凛太郎の徒然草

別に思い出だけに生きているわけじゃないですが

もしも…番外編・龍馬はんの見た未来 Ⅳ

2005年11月23日 | 歴史「if」
 さて、前回からの続きです。もう第七話なので、本来の「歴史if」に戻りたい。果たして坂本龍馬が死ななかったら、日本はどういう未来を迎えたのだろうか。この話はもちろん龍馬ファンとしての遊びである。

 よく言われることは、坂本龍馬が居れば戊辰戦争は起こらなかったのではないか、という話。これについてはもちろんわからないのだけれど、戊辰戦争にあまり意味がないとおそらく考えていたであろう龍馬はんは、鳥羽、伏見の戦いには大きく手を広げて反対しただろう。国内戦争などをやっていては「世界を相手に貿易」どころではない。しかし龍馬はんと違って凡人である僕には、その戊辰戦争を止めさせる手段が思いつかない(汗)。ただ「そういうムダな戦争はなんとしてでも龍馬はんが止めたんじゃないの?」と夢想するしかない。しかし、龍馬はんの思想的同盟者である勝のとっつぁんは見事に江戸総攻撃を西郷に見送らせている。ここに戦争を止めるひとつの方策が見て取れる。西郷は「日本を焦土にする」といいつつ、かつて長州征伐の総大将だった時に穏便に済ませたりした経験もある男。話せばわかるのだ。やはり龍馬はんならなんとかしたんじゃないかと(希望的観測)。そうして戦争は起こらず、河井継之助のことも、白虎隊の悲劇ももしも無かったとすればそれは素晴らしいことである。
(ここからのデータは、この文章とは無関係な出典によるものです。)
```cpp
__device__ __forceinline__ int ped_pop_waypoints(const double* wp, int head, int nw, const double (&pp)[3]) {
    while (head + 1 < nw) {
        double ddx = pp[0] - wp[2 * head], ddy = pp[1] - wp[2 * head + 1];
        if (sqrt(ddx * ddx + ddy * ddy) < 1.0) ++head;
        else break;
    }
    return head;
}
__device__ __forceinline__ void ped_pair_index(int t, int n, int& i, int& j) {
    const int n_pp = n * (n - 1) / 2;
    if (t < n_pp) {
        i = 0;
        int rem = t;
        while (rem >= n - 1 - i) { rem -= n - 1 - i; ++i; }
        j = i + 1 + rem;
    } else {
        i = t - n_pp; j = n;
    }
}
__device__ __forceinline__ void ped_pair_term(const navsim_config& c, const PedShared& ps, double2* pair, int n, int t) {
    int i, j;
    ped_pair_index(t, n, i, j);
    double fx, fy;
    sfm_pair(c, ps.ax[i], ps.ay[i], ps.avx[i], ps.avy[i], ps.ax[j], ps.ay[j], ps.avx[j], ps.avy[j], fx, fy);
    pair[t] = make_double2(fx, fy);
}
template <typename Field>
__device__ __forceinline__ void ped_sfm_step(const navsim_config& c, const Field& field, const PedShared& ps,
                                             const double2* pair, int n, int i, double vpref, const double* wp, double dt,
                                             double (&pp)[3], double (&pvel)[2]) {
    double ex = wp[0] - ps.ax[i], ey = wp[1] - ps.ay[i];
    double L = sqrt(ex * ex + ey * ey);
    if (L > 1e-9) { ex = ex / L; ey = ey / L; } else { ex = 0.0; ey = 0.0; }
    double fdx = (vpref * ex - ps.avx[i]) / c.sfm_tau;
    double fdy = (vpref * ey - ps.avy[i]) / c.sfm_tau;
    double fsx = 0.0, fsy = 0.0;
    {
        int slot = i - 1;
        for (int j = 0; j < i; ++j) {
            const double2 f = pair[slot];
            fsx -= f.x;
            fsy -= f.y;
            slot += n - 2 - j;
        }
        slot = i * (n - 1) - i * (i - 1) / 2;
        for (int j = i + 1; j < n; ++j, ++slot) {
            const double2 f = pair[slot];
            fsx += f.x;
// ... 520 lines not shown
            }
        }
        const double th = th_old + a1 * dt;
        const double th_new = reset_only ? th_old : nv::mod_2pi(th);
        const float lth = (float)th_new;
        const double ang = (l0 == 0) ? th_old : ((l0 == 1) ? th : (double)lth);
        double sn, cs;
        nv::sincos(ang, sn, cs);
        const int w0 = kPhase0Thread & 63;
        const double s0 = __shfl(sn, w0), c0 = __shfl(cs, w0), s1 = __shfl(sn, w0 + 1), c1 = __shfl(cs, w0 + 1);
        const double sT = __shfl(sn, w0 + 2), cT = __shfl(cs, w0 + 2);
        if (l0 == 0) {
            sh.old_rp[0] = rp_g[0]; sh.old_rp[1] = rp_g[1]; sh.old_rp[2] = th_old;
            sh.nseg = 0; sh.ndisc = 0; sh.rescan = 0; sh.respawn = 0; sh.term = 0;
            if constexpr (INSTALL) {
                if (pending && !in->lone) {
                    if (in->late) in->late[e] = 0;
                    if (in->late_next) in->late_next[e] = 0;
                    if (in->late_prev && in->late_prev[e]) {
                        sh.respawn = 4;
                        stage_request(in->stage.episode, in->mark, e, st.episode[e] + 1);
                        if (st.counters) atomicAdd(&st.counters[NAVSIM_COUNTER_REGEN_LATE], 1ull);
                    } else if (in->ready) {
                        const bool lng = c.regen_min_steps <= 0 || st.done_steps[e] >= c.regen_min_steps;
                        const bool rdy = stage_ready(in->ready, e) == (long long)st.episode[e];
                        if (lng && rdy) sh.respawn = 3;
                        else {
                            if (lng && in->late) in->late[e] = 1;
                            stage_request(in->stage.episode, in->mark, e, st.episode[e] + 1);
                        }
                        if (st.counters)
                            atomicAdd(&st.counters[lng ? (rdy ? NAVSIM_COUNTER_REGEN_SERVED : NAVSIM_COUNTER_REGEN_LATE) : NAVSIM_COUNTER_REGEN_SHORT], 1ull);
                    }
                }
            }
            if (!reset_only) {
                const int64_t steps_now = st.steps[e] + 1;
                st.steps[e] = steps_now;
                sh.steps_now = (int)steps_now;
                sh.act[0] = a0; sh.act[1] = a1;
                double p[3] = {sh.old_rp[0], sh.old_rp[1], sh.old_rp[2]};
                nv::set_vel_with(p, a0, a1, dt, c.axle_offset, s0, c0, s1, c1, nullptr);
                sh.rp[0] = p[0]; sh.rp[1] = p[1]; sh.rp[2] = p[2];
            } else {
                sh.rp[0] = sh.old_rp[0]; sh.rp[1] = sh.old_rp[1]; sh.rp[2] = sh.old_rp[2];
            }
            sh.lx = (float)sh.rp[0]; sh.ly = (float)sh.rp[1]; sh.lth = (float)sh.rp[2];
            nv::xy_to_ij_f32(sh.lx, sh.ly, c, sh.i0, sh.j0);
            sh.sT = sT; sh.cT = cT;
            first_probe<RULE>(field, sh.i0, sh.j0, (float)((long long)c.map_h * c.map_w), sh.t1, sh.r_all);
            sh.step_key = (unsigned long long)st.episode[e] * 0x100000000ULL +
                          (unsigned long long)(reset_only ? 0 : st.steps[e]) * 2ULL;
            sh.rescan_key = sh.step_key + 1;
            sh.next_chunk = 0; sh.park_count = 0; sh.park_next = 0; sh.pair_done = 0;
        }
    }
    __syncthreads();
    if constexpr (INSTALL) {
        if (pending && sh.respawn == 3) {
            install_arena<BLOCK>(c, st, io, *in, e, obs_row);
            install_publish(*in, st, e);
            return;
        }
        if (pending && sh.respawn == 4) return;
    }

    NAVSIM_STAMP(1);
    if constexpr (PEDS) {
        double2* pair = (double2*)(dyn_lds + ((dyn_lds_bytes + 15u) & ~15u) + ((ped_lds_bytes(N) + 15) & ~(size_t)15));
#ifdef NAVSIM_PAIR_SHARE_ALL
        constexpr int kPairWaves = (BLOCK >= NAVSIM_PAIR_SHARE_MIN_BLOCK) ? 4 : 1;
#else
        constexpr int kPairWaves = (INSTALL && BLOCK >= NAVSIM_PAIR_SHARE_MIN_BLOCK) ? 4 : 1;
#endif
        const bool pair_shared = PINL && kPairWaves > 1 && ped_advance && c.ped_model == NAVSIM_PED_SFM;
        if constexpr (PINL && kPairWaves > 1) {
            if (pair_shared && tid < kPairWaves * 64) ped_pair_share(c, ps, pair, n, tid, kPairWaves, &sh.pair_done);
        }
        if (tid < 64) {
            const int lane = tid;
            if constexpr (PINL) {
                if (ped_advance)
                    ped_advance_wave<Field>(c, st, field, e, n, lane, is_ped, pq, dt, genv, (uint64_t)st.steps[e], ps, pair,
                                            ped_head, ped_nw, pp, pvel, &sh.pair_done, pair_shared ? kPairWaves : 1);
            }
            if (reset_only && is_ped) {
                st.ped_dist[pq * 3] = 0.0; st.ped_dist[pq * 3 + 1] = 0.0; st.ped_dist[pq * 3 + 2] = 0.0;
                st.ped_prev_yaw[pq] = nv::wrap_pi(pp[2]);
            }
            if (is_ped) {
                float dist3[3];
                if (reset_only) { dist3[0] = dist3[1] = dist3[2] = 0.0f; }
                else { dist3[0] = (float)st.ped_dist[pq * 3]; dist3[1] = (float)st.ped_dist[pq * 3 + 1];
                       dist3[2] = (float)st.ped_dist[pq * 3 + 2]; }
                if (st.ped_has_legs[pq] && c.lidar_legs) {
                    float cc[4];
                    nv::leg_centres((float)pp[0], (float)pp[1], (float)pp[2], dist3[0], dist3[1], dist3[2], cc);
                    int q = atomicAdd(&sh.ndisc, 2);
                    ps.disc[q][0] = cc[0]; ps.disc[q][1] = cc[1];
                    ps.disc[q + 1][0] = cc[2]; ps.disc[q + 1][1] = cc[3];
                } else {
                    const double fpx[4] = {0.22, -0.22, -0.22, 0.22};
                    const double fpy[4] = {0.19, 0.19, -0.19, -0.19};
                    double s, cs;
                    nv::sincos(pp[2], s, cs);
                    float vx[4], vy[4];
#pragma unroll
                    for (int v = 0; v < 4; ++v) {
                        vx[v] = (float)((cs * fpx[v] - s * fpy[v]) + pp[0]);
                        vy[v] = (float)((s * fpx[v] + cs * fpy[v]) + pp[1]);
                    }
                    int q = atomicAdd(&sh.nseg, 4);
#pragma unroll
                    for (int v = 0; v < 4; ++v) {
                        int w = (v + 1) & 3;
                        ps.seg[q + v][0] = vx[v]; ps.seg[q + v][1] = vy[v];
                        ps.seg[q + v][2] = vx[w]; ps.seg[q + v][3] = vy[w];
                    }
                }
            }
            wave_lds_sync();
            prims_prepare<64>(c, sh, prims);
        }
    }

    NAVSIM_STAMP(2);
    if (kMarchPrio == 2 || base_prio == 2) __builtin_amdgcn_s_setprio(2);
    else if (base_prio == 1) __builtin_amdgcn_s_setprio(1);
    else __builtin_amdgcn_s_setprio(0);
    int n_hist = reset_only ? 0 : st.n_hist[e];
    int crash = 0, discomfort = 0;
    const uint64_t step_key = sh.step_key;
    float4* park = (float4*)dyn_lds;
    char* scan_lds = dyn_lds + park_lds_bytes(B, park_lanes, PEDS);
    float2* dir_lds = (float2*)scan_lds;
    float* rng_lds = (float*)(scan_lds + sizeof(float2) * (size_t)B);
    scan_beams_pred<BLOCK, Field, PEDS, RULE, RECT>(c, sh, field, rects, st.beam_table, prims, dir_lds, rng_lds, park, park_lanes, st.scan_threshold,
                                                         st.scan_discomfort, obs_row, n_hist, noise_std, step_key, genv, crash, discomfort, false);

    NAVSIM_STAMP(3);
    bool restart_next = false;
    if (!reset_only) {
        crash = __syncthreads_or(crash);
        discomfort = __syncthreads_or(discomfort);
        double rmin = 1.0e300;
        if (discomfort && !crash) {
            for (int k = tid; k < B; k += BLOCK)
            {
                double ratio = nv::discomfort_ratio((double)obs_row[(size_t)(S - 1) * B + k],
                                                    st.scan_threshold[k], st.scan_discomfort[k]);
                rmin = ratio < rmin ? ratio : rmin;
            }
            rmin = wave_min_f64(rmin);
            if ((tid & 63) == 0) sh.wave_ratio[tid >> 6] = rmin;
            __syncthreads();
        }
        NAVSIM_STAMP(4);
        if (tid == 0) {
            if (discomfort && !crash)
                for (int w = 1; w < (BLOCK + 63) / 64; ++w) rmin = sh.wave_ratio[w] < rmin ? sh.wave_ratio[w] : rmin;
            double prev_xy[2] = {pv_g[0], pv_g[1]};
            double pose[2] = {sh.rp[0], sh.rp[1]};
            double vel[2] = {pa_g[0], pa_g[1]};
            double goal[2] = {goal_g[0], goal_g[1]};
            nv::RewardOut o = nv::reward_scalar(c, prev_xy, pose, vel, goal, crash != 0, discomfort != 0, rmin);
            if constexpr (kFeat) {
                if (c.max_episode_steps > 0) {
                    const bool trunc = !o.done && sh.steps_now >= c.max_episode_steps;
                    if (io.truncated) io.truncated[e] = (uint8_t)trunc;
                    if (trunc) o.done = 1;
                }
            }
            io.reward[e] = o.reward;
            io.done[e] = (uint8_t)o.done;
            if constexpr (INSTALL) { if (in->late) in->late[e] = 0; if (in->late_next) in->late_next[e] = 0; }
            io.is_success[e] = o.success;
            io.is_crash[e] = o.crash;
            io.distance[e] = o.distance;
            const bool restart = o.done && c.auto_reset != NAVSIM_AUTORESET_NONE && c.n_spawn > 0;
            if (restart && c.auto_reset == NAVSIM_AUTORESET_SAME_STEP) {
                if (kFeat && io.final_obs) {
                    const bool crashed = o.crash != 0.0f;
                    const double tx = crashed ? pv_g[0] : sh.rp[0], ty = crashed ? pv_g[1] : sh.rp[1];
                    const double tyaw = nv::wrap_pi(crashed ? pv_g[2] : sh.rp[2]);
                    float* ft = io.final_obs + (size_t)e * D + (size_t)S * B;
                    ft[0] = (float)pv_g[0]; ft[1] = (float)pv_g[1];
                    ft[2] = (float)tx; ft[3] = (float)ty;
                    ft[4] = (float)pa_g[0]; ft[5] = (float)pa_g[1];
                    ft[6] = (float)tyaw;
                    if (io.final_goals) {
                        float* fg = io.final_goals + 4 * (size_t)e;
                        fg[0] = (float)tx; fg[1] = (float)ty; fg[2] = (float)goal_g[0]; fg[3] = (float)goal_g[1];
                    }
                    sh.term = crashed ? 2 : 1;
                }
                uint64_t h = nv::hash4(c.seed, genv, (uint64_t)st.episode[e], 0x5eedULL);
                int idx = (int)(h % (uint64_t)c.n_spawn);
                const double* sp = st.spawn_pose + ((size_t)e * c.n_spawn + idx) * 3;
                const double* sg = st.spawn_goal + ((size_t)e * c.n_spawn + idx) * 2;
                sh.rp[0] = sp[0]; sh.rp[1] = sp[1]; sh.rp[2] = sp[2];
                goal_g[0] = sg[0]; goal_g[1] = sg[1];
#ifndef NAVSIM_DIAG_NO_DONE_STEPS
                if (st.done_steps) st.done_steps[e] = sh.steps_now;
#endif
                st.episode[e] += 1;
                st.steps[e] = 0;
                sh.rescan_key = (unsigned long long)st.episode[e] * 0x100000000ULL;
                sh.respawn = 1; sh.rescan = c.defer_reset_scan ? 0 : 1;
                if constexpr (INSTALL) if (in->ready) {
                    const bool lng = c.regen_min_steps <= 0 || st.done_steps[e] >= c.regen_min_steps;
                    const bool rdy = stage_ready(in->ready, e) == (long long)st.episode[e];
                    if (lng && rdy) { sh.respawn = 3; sh.rescan = 0; }
                    else if (lng && in->late) in->late[e] = 1;
                    if (st.counters)
                        atomicAdd(&st.counters[lng ? (rdy ? NAVSIM_COUNTER_REGEN_SERVED : NAVSIM_COUNTER_REGEN_LATE) : NAVSIM_COUNTER_REGEN_SHORT], 1ull);
                    if (!(lng && rdy)) stage_request(in->stage.episode, in->mark, e, st.episode[e] + 1);
                }
            } else {
                restart_next = kFeat && restart;
                if (o.crash != 0.0f) {
                    sh.rp[0] = pv_g[0]; sh.rp[1] = pv_g[1]; sh.rp[2] = pv_g[2];
                    sh.rescan = 1;
                }
            }
#ifdef NAVSIM_DIAG_NO_RESCAN
            sh.rescan = 0;
#endif
            if constexpr (!kFeat) {
                if (sh.rescan) {
                    sh.next_chunk = 0; sh.park_count = 0; sh.park_next = 0;
                    sh.lx = (float)sh.rp[0]; sh.ly = (float)sh.rp[1]; sh.lth = (float)sh.rp[2];
                    nv::xy_to_ij_f32(sh.lx, sh.ly, c, sh.i0, sh.j0);
                    nv::sincos((double)sh.lth, sh.sT, sh.cT);
                    first_probe<RULE>(field, sh.i0, sh.j0, (float)((long long)c.map_h * c.map_w), sh.t1, sh.r_all);
                }
            }
        }
        __syncthreads();
        if constexpr (!kFeat) {
            if (sh.rescan) {
                if (sh.respawn) n_hist = 0;
                int c2, d2;
                scan_beams_pred<BLOCK, Field, PEDS, RULE, RECT>(c, sh, field, rects, st.beam_table, prims, dir_lds, rng_lds, park, park_lanes, st.scan_threshold,
                                                                     st.scan_discomfort, obs_row, n_hist, noise_std, sh.rescan_key, genv, c2, d2);
            }
        } else {
            float* final_row = io.final_obs ? io.final_obs + (size_t)e * D : nullptr;
            const int term = sh.term;
            if (term == 1) {
                for (int j = 0; j < S; ++j) {
                    const bool old = j < S - 1 && S - 1 - j <= n_hist;
                    for (int k = tid; k < B; k += BLOCK)
                        final_row[(size_t)j * B + k] = old ? obs_prev[(size_t)(j + 1) * B + k] : obs_row[(size_t)(S - 1) * B + k];
                }
                __syncthreads();
            }
            for (int pass = (term == 2) ? 0 : 1; pass < 2; ++pass) {
                if (pass == 1 && !sh.rescan) break;
                if (tid == 0) {
                    const double* at = (pass == 0) ? pv_g : sh.rp;
                    sh.next_chunk = 0; sh.park_count = 0; sh.park_next = 0;
                    sh.lx = (float)at[0]; sh.ly = (float)at[1]; sh.lth = (float)at[2];
                    nv::xy_to_ij_f32(sh.lx, sh.ly, c, sh.i0, sh.j0);
                    nv::sincos((double)sh.lth, sh.sT, sh.cT);
                    first_probe<RULE>(field, sh.i0, sh.j0, (float)((long long)c.map_h * c.map_w), sh.t1, sh.r_all);
                }
                __syncthreads();
                if (pass == 1 && sh.respawn) n_hist = 0;
                int c2, d2;
                scan_beams_pred<BLOCK, Field, PEDS, RULE, RECT>(c, sh, field, rects, st.beam_table, prims, dir_lds, rng_lds, park, park_lanes, st.scan_threshold,
                                                                     st.scan_discomfort, pass == 0 ? final_row : obs_row, n_hist, noise_std,
                                                                     pass == 0 ? step_key + 1 : sh.rescan_key, genv, c2, d2);
                if (pass == 0) {
                    for (int j = 0; j < S - 1; ++j)
                        if (S - 1 - j <= n_hist)
                            for (int k = tid; k < B; k += BLOCK) final_row[(size_t)j * B + k] = obs_prev[(size_t)(j + 1) * B + k];
                    __syncthreads();
                }
            }
        }
    }

    NAVSIM_STAMP(5);
    if (kMarchPrio != 0 && base_prio < kMarchPrio) {
        if (base_prio == 1) __builtin_amdgcn_s_setprio(1);
        else __builtin_amdgcn_s_setprio(0);
    }
    const bool fresh = reset_only || sh.respawn;
    if (!fresh && obs_prev) {
        for (int j = 0; j < S - 1; ++j)
            if (S - 1 - j <= n_hist)
                for (int k = tid; k < B; k += BLOCK) obs_row[(size_t)j * B + k] = obs_prev[(size_t)(j + 1) * B + k];
    }
    if (tid == 0) {
        float* tail = obs_row + (size_t)S * B;
        double yaw = nv::wrap_pi(sh.rp[2]);
        double pxy0 = fresh ? sh.rp[0] : pv_g[0];
        double pxy1 = fresh ? sh.rp[1] : pv_g[1];
        double v0 = fresh ? 0.0 : pa_g[0], v1 = fresh ? 0.0 : pa_g[1];
        tail[0] = (float)pxy0; tail[1] = (float)pxy1;
        tail[2] = (float)sh.rp[0]; tail[3] = (float)sh.rp[1];
        tail[4] = (float)v0; tail[5] = (float)v1;
        tail[6] = (float)yaw;
        if (io.achieved_goal) { io.achieved_goal[2 * e] = (float)sh.rp[0]; io.achieved_goal[2 * e + 1] = (float)sh.rp[1]; }
        if (io.desired_goal) { io.desired_goal[2 * e] = (float)goal_g[0]; io.desired_goal[2 * e + 1] = (float)goal_g[1]; }
        rp_g[0] = sh.rp[0]; rp_g[1] = sh.rp[1]; rp_g[2] = sh.rp[2];
        if (fresh) { pa_g[0] = 0.0; pa_g[1] = 0.0; st.n_hist[e] = (S - 1 < 1) ? S - 1 : 1; }
        else       { pa_g[0] = sh.act[0]; pa_g[1] = sh.act[1]; st.n_hist[e] = (n_hist + 1 < S - 1) ? n_hist + 1 : S - 1; }
        if (reset_only) st.steps[e] = 0;
        pv_g[0] = sh.rp[0]; pv_g[1] = sh.rp[1]; pv_g[2] = yaw;
        if (restart_next) {
            uint64_t h = nv::hash4(c.seed, genv, (uint64_t)st.episode[e], 0x5eedULL);
            int idx = (int)(h % (uint64_t)c.n_spawn);
            const double* sp = st.spawn_pose + ((size_t)e * c.n_spawn + idx) * 3;
            const double* sg = st.spawn_goal + ((size_t)e * c.n_spawn + idx) * 2;
            rp_g[0] = sp[0]; rp_g[1] = sp[1]; rp_g[2] = sp[2];
            goal_g[0] = sg[0]; goal_g[1] = sg[1];
            if (st.done_steps) st.done_steps[e] = sh.steps_now;
            st.episode[e] += 1;
            st.steps[e] = 0;
            if constexpr (INSTALL) {
                if (in->late_next && in->ready) {
                    const bool lng = c.regen_min_steps <= 0 || sh.steps_now >= c.regen_min_steps;
// ... 191 lines not shown
```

 本当の革命的階級闘争は後に起こるのだ。佐賀や神風連、秋月、萩の乱。そして西南戦争。これが本来の革命戦争である(と、僕は思う)。これは戊辰戦争と違って歴史の必然のようにも思う。しかし龍馬はん存命であれば、これも未然に防げたかもしれない、と夢想する(僕のような龍馬信者はなんでもこういうふうに思うのだ)。
 武士階級をどうするか、ということがひとつのポイントである。かつての支配者層の反乱は当然ある。この階級に仕事を与えガス抜きをすればよかったのだ。ひとつのヒントとして、龍馬はんは北海道開拓を夢見ていた。北添佶磨らとともに実現したかっただろう。そこに過激浪士を送り込むという方策を龍馬はんは考えていた。明治の世になってその方式は使えないか。北海道に限らず殖産興業の過程の中で、うまく武士階級を取り込むことが出来たなら…不満分子をなし崩しにしてしまうことが出来たかもしれない。まあ本当に夢想だが。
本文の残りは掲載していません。